Second judge module, in the case of judging that the detected value reaches the predetermined threshold value in first judge module, Judge that the password obtains the asked password of request；

Respond module, for judging that the password obtains the asked password of request for the off line in second judge module In the case of PIN code, authentication information is generated according to the checking information and single authentication data, the authentication information is sent to The managed devices；And in the case where judging that the password obtains the asked password of request for the online PIN code, The online PIN code ciphertext of storage is sent to the managed devices.

8. equipment according to claim 7, it is characterised in that first acquisition module is obtained one of in the following manner The checking information of managed devices：

The wearable device is held consultation with the managed devices, obtains certification key, using the certification key as described Checking information；

The wearable device receives the off line PIN code that user is inputted by the input unit of the wearable device, by institute Off line PIN code is stated as the checking information；

The wearable device receives the off line PIN code that the managed devices are sent, and regard the off line PIN code as institute State checking information.

9. the equipment according to claim 7 or 8, it is characterised in that second acquisition module is obtained in the following manner Take the online PIN code of the managed devices：

Receive the online PIN code that user is inputted by the input unit of the wearable device；Or,

Receive the online PIN code that the managed devices are sent.

10. the equipment according to any one of claim 7 to 9, it is characterised in that

The equipment also includes：3rd judge module, the connection shape for judging the managed devices and the wearable device State or access times；

The performing module is additionally operable to the connection status in the managed devices and the wearable device to disconnect or described make In the case of exceeding preset times with number of times, the checking information or online PIN code ciphertext of the managed devices of storage are deleted, Or be set to the use mark of the checking information of the managed devices of storage or online PIN code ciphertext unavailable.

11. the equipment according to any one of claim 7 to 10, it is characterised in that

The receiving module is additionally operable to receive the Transaction Information that the managed devices are sent；

The wearable device also includes：First reminding module, for exporting prompt message, points out user to have transaction；

The receiving module is additionally operable to receive the confirmation response of user's input；

The memory module is additionally operable to store the Transaction Information；

The respond module is additionally operable to after the receiving module receives the confirmation response, is sent to the managed devices Confirmation.

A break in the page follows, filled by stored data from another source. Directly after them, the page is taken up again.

template <int SP, int NL, bool TRACK>
__device__ __forceinline__ void node_phase(const NodeCtx &c, const float *x0, const int x0_ld, const NodeParams &q, const int S0, const int S1) {
    const int wave = c.wave, n = c.n, g = c.g, fcol = c.fcol, prow = c.prow, pc = c.pc;
    const unsigned lo_b = c.lo_b;
    const float *const sBiasN = c.sBiasN, *const sGBN = c.sGBN;
    float *const fA = c.fA, *const fB = c.fB;
    const Other &oA = c.oA, &oB = c.oB;
    const __bf16 *const (&paA)[4] = c.paA;
    const __bf16 *const (&paB)[4] = c.paB;
    f32x4 accA[2], accB[2], accA1[2], accB1[2];
    const __amdgpu_buffer_rsrc_t rq = __builtin_amdgcn_make_buffer_rsrc(const_cast<float *>(q.w), 0, 0x7fffffff, 0x00020000);
    typename std::conditional<TRACK, RangeV, RangeNone>::type rngN;
    const int n_blk = NL + 1 + q.n_heads;
    auto ld_block = [&](bf16x8 (&Wb)[4][SP], int blk) __attribute__((always_inline)) {
        if (blk >= n_blk) return;
#pragma unroll
        for (int ks = 0; ks < 4; ++ks)
#pragma unroll
            for (int pl = 0; pl < SP; ++pl) Wb[ks][pl] = ldw(rq, lo_b + 1024u * pl, (unsigned)blk * 2u * BLOCK6 + (unsigned)ks * 4u * STEP6);
    };
    auto bias_n = [&](f32x4 (&acc)[2], f32x4 (&acc1)[2], int l) __attribute__((always_inline)) {
        f32x4 b4 = {0.f, 0.f, 0.f, 0.f};
        if (l >= 0) b4 = *reinterpret_cast<const f32x4 *>(sBiasN + l * NP + fcol);
        acc[0] = b4; acc[1] = b4;
        acc1[0] = f32x4{0.f, 0.f, 0.f, 0.f}; acc1[1] = f32x4{0.f, 0.f, 0.f, 0.f};
// ... 36 lines not shown
        f32x4 v0, v1;
        v0[0] = x[0]; v0[1] = x[1]; v0[2] = x[2]; v0[3] = x[3]; v1[0] = x[4]; v1[1] = x[5]; v1[2] = x[6]; v1[3] = x[7];
        if (q.n_heads) { *reinterpret_cast<f32x4 *>(rowp + cqn[0]) = v0; *reinterpret_cast<f32x4 *>(rowp + cqn[1]) = v1; }
        if (rowL < nrows) {
            float *op = q.out + (long long)(rb + rowL) * q.out_ld;
            *reinterpret_cast<f32x4 *>(op + cqn[0]) = v0; *reinterpret_cast<f32x4 *>(op + cqn[1]) = v1;
        }
    };
    auto store_head = [&](int hd, const float *frows, int rb, int nrows) __attribute__((always_inline)) {
        if (rowL < nrows) {
            const float *rowp = frows + rowL * HS;
            float *op = q.head_out[hd] + (long long)(rb + rowL) * q.head_ld;
            *reinterpret_cast<f32x4 *>(op + cqn[0]) = *reinterpret_cast<const f32x4 *>(rowp + cqn[0]);
            *reinterpret_cast<f32x4 *>(op + cqn[1]) = *reinterpret_cast<const f32x4 *>(rowp + cqn[1]);
        }
    };
    auto load_rows = [&](const float *base, int ld, int rb, int nrows, f32x4 (&x)[2]) __attribute__((always_inline)) {
#pragma unroll
        for (int hh = 0; hh < 2; ++hh) {
            const int r = prow + 16 * hh;
            x[hh] = *reinterpret_cast<const f32x4 *>(base + (long long)(rb + (r < nrows ? r : nrows - 1)) * ld + pc);
        }
    };
    for (int r0 = S0; r0 < S1; r0 += 64) {
        const int nr = (S1 - r0) < 64 ? (S1 - r0) : 64;
        bf16x8 Wa[4][SP], Wb[4][SP];
        ld_block(Wa, 0); ld_block(Wb, 1);
        auto &H0 = (NL == 3) ? Wa : Wb;
        auto &H1 = (NL == 3) ? Wb : Wa;
        f32x4 ga[2], va[2], gb[2], vb[2];
        {
            const int nA = nr < 32 ? nr : 32;
            load_rows(x0, x0_ld, r0, nA, ga); load_rows(q.v, q.v_ld, r0, nA, va);
            if (nr > 32) { load_rows(x0, x0_ld, r0 + 32, nr - 32, gb); load_rows(q.v, q.v_ld, r0 + 32, nr - 32, vb); }
        }
        if (nr > 32) {
            const int nB = nr - 32;
            other_all<SP, 2, false>(accA, accA1, ga, oA, rngN);
            other_all<SP, 2, false>(accA, accA1, gb, oB, rngN);
            bias_n(accA, accA1, 0); bias_n(accB, accB1, 0);
            __syncthreads();
            m_block<SP, 0>(paA, Wa, accA, accA1, accA, accA1, ga, oA, rngN);
            __syncthreads();
            m_block<SP, 2, false>(paB, Wa, accB, accB1, accB, accB1, va, oA, rngN);
            ld_block(Wa, 2);
            __syncthreads();
            m_block<SP, 2, false>(paA, Wb, accA, accA1, accA, accA1, vb, oB, rngN);
            __syncthreads();
            m_block<SP, 1>(paB, Wb, accB, accB1, accA, accA1, va, oA, rngN);
            ld_block(Wb, 3);
            bias_n(accA, accA1, 1);
            __syncthreads();
            m_block<SP, 1>(paA, Wa, accA, accA1, accB, accB1, va, oB, rngN);
            bias_n(accB, accB1, 1);
            __syncthreads();
            if constexpr (NL == 3) {
                m_block<SP, 1>(paB, Wa, accB, accB1, accA, accA1, va, oA, rngN);
                ld_block(Wa, 4);
                bias_n(accA, accA1, 2);
                __syncthreads();
                m_block<SP, 1>(paA, Wb, accA, accA1, accB, accB1, va, oB, rngN);
                bias_n(accB, accB1, 2);
                __syncthreads();
                m_block<SP, 3>(paB, Wb, accB, accB1, accA, accA1, va, oA, rngN);
                ld_block(Wb, 5);
            } else {
                m_block<SP, 3>(paB, Wa, accB, accB1, accA, accA1, va, oA, rngN);
                ld_block(Wa, 4);
            }
            other_all<SP, 3, false>(accB, accB1, va, oB, rngN);
            __syncthreads();
            finish_rows(fA, r0, 32);
            finish_rows(fB, r0 + 32, nB);
            if (q.n_heads) {
                __syncthreads();
                f32x4 ha[2], hb[2];
#pragma unroll
                for (int hh = 0; hh < 2; ++hh) {
                    ha[hh] = *reinterpret_cast<const f32x4 *>(fA + (prow + 16 * hh) * HS + pc);
                    hb[hh] = *reinterpret_cast<const f32x4 *>(fB + (prow + 16 * hh) * HS + pc);
                }
                other_all<SP, 2, false>(accA, accA1, ha, oA, rngN);
                other_all<SP, 2, false>(accA, accA1, hb, oB, rngN);
                bias_n(accA, accA1, -1); bias_n(accB, accB1, -1);
                __syncthreads();
                m_block<SP, 0>(paA, H0, accA, accA1, accA, accA1, va, oA, rngN);
                m_block<SP, 3>(paB, H0, accB, accB1, accA, accA1, va, oA, rngN);
                bias_n(accA, accA1, -1);
                __syncthreads();
                store_head(0, fA, r0, 32);
                if (q.n_heads > 1) {
                    m_block<SP, 3>(paA, H1, accA, accA1, accB, accB1, va, oB, rngN);
                    bias_n(accB, accB1, -1);
                    __syncthreads();
                    store_head(0, fB, r0 + 32, nB);
                    m_block<SP, 3>(paB, H1, accB, accB1, accA, accA1, va, oA, rngN);
                    __syncthreads();
                    store_head(1, fA, r0, 32);
                    other_all<SP, 3, false>(accB, accB1, va, oB, rngN);
                    __syncthreads();
                    store_head(1, fB, r0 + 32, nB);
                } else {
                    other_all<SP, 3, false>(accB, accB1, va, oB, rngN);
                    __syncthreads();
                    store_head(0, fB, r0 + 32, nB);
                }
            }
            __syncthreads();
            continue;
        }
        other_all<SP, 2, false>(accA, accA1, ga, oA, rngN);
        other_all<SP, 2, false>(accA, accA1, va, oB, rngN);
        bias_n(accA, accA1, 0);
        __syncthreads();
        m_block<SP, 0>(paA, Wa, accA, accA1, accA, accA1, ga, oA, rngN);
        ld_block(Wa, 2);
        m_block<SP, 0>(paB, Wb, accA, accA1, accA, accA1, ga, oA, rngN);
        ld_block(Wb, 3);
        __syncthreads();
        other_all<SP, 1, false>(accA, accA1, ga, oA, rngN);
        bias_n(accA, accA1, 1);
        __syncthreads();
        m_block<SP, 0>(paA, Wa, accA, accA1, accA, accA1, ga, oA, rngN);
        if constexpr (NL == 3) {
            ld_block(Wa, 4);
            other_all<SP, 1, false>(accA, accA1, ga, oB, rngN);
            bias_n(accA, accA1, 2);
            __syncthreads();
            m_block<SP, 0>(paB, Wb, accA, accA1, accA, accA1, ga, oA, rngN);
            ld_block(Wb, 5);
        } else {
            ld_block(Wa, 4);
        }
        other_all<SP, 3, false>(accA, accA1, ga, oA, rngN);
        __syncthreads();
        finish_rows(fA, r0, nr);
        if (q.n_heads) {
            __syncthreads();
            f32x4 xh[2];
#pragma unroll
            for (int hh = 0; hh < 2; ++hh) xh[hh] = *reinterpret_cast<const f32x4 *>(fA + (prow + 16 * hh) * HS + pc);
            other_all<SP, 2, false>(accA, accA1, xh, oA, rngN);
            bias_n(accA, accA1, -1);
            bias_n(accB, accB1, -1);
            __syncthreads();
            m_block<SP, 0>(paA, H0, accA, accA1, accA, accA1, ga, oA, rngN);
            if (q.n_heads > 1) m_block<SP, 0>(paA, H1, accB, accB1, accA, accA1, ga, oA, rngN);
            other_all<SP, 3, false>(accA, accA1, ga, oB, rngN);
            other_all<SP, 3, false>(accB, accB1, ga, oA, rngN);
            __syncthreads();
            store_head(0, fB, r0, nr);
            if (q.n_heads > 1) store_head(1, fA, r0, nr);
        }
        __syncthreads();
    }
    if constexpr (TRACK) {
        if (G4C_WS_SCALED && !(G4C_WS_ABLATE & 48)) rngN.m *= F16_LO_UNSCALE;
        if (q.range_flag && range_hit(rngN)) {
            if ((threadIdx.x & 63) == 0) q.range_flag[q.range_slot] = 1;
        }
    }
}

12. the equipment according to any one of claim 7 to 10, it is characterised in that

The receiving module is additionally operable to receive the managed devices and send currently have the incident prompt message of friendship；

The wearable device also includes：3rd judge module, for judging whether the transaction of last generation has been identified；

Second reminding module, in the case of not being identified in the upper transaction once occurred, exports prompt message, points out to use Family confirms to last time transaction；

The performing module is additionally operable to be set to have confirmed that by the state of the last Transaction Information of storage；

The respond module is additionally operable to send prompt message to the managed devices, points out the managed devices to continue current hand over Easily.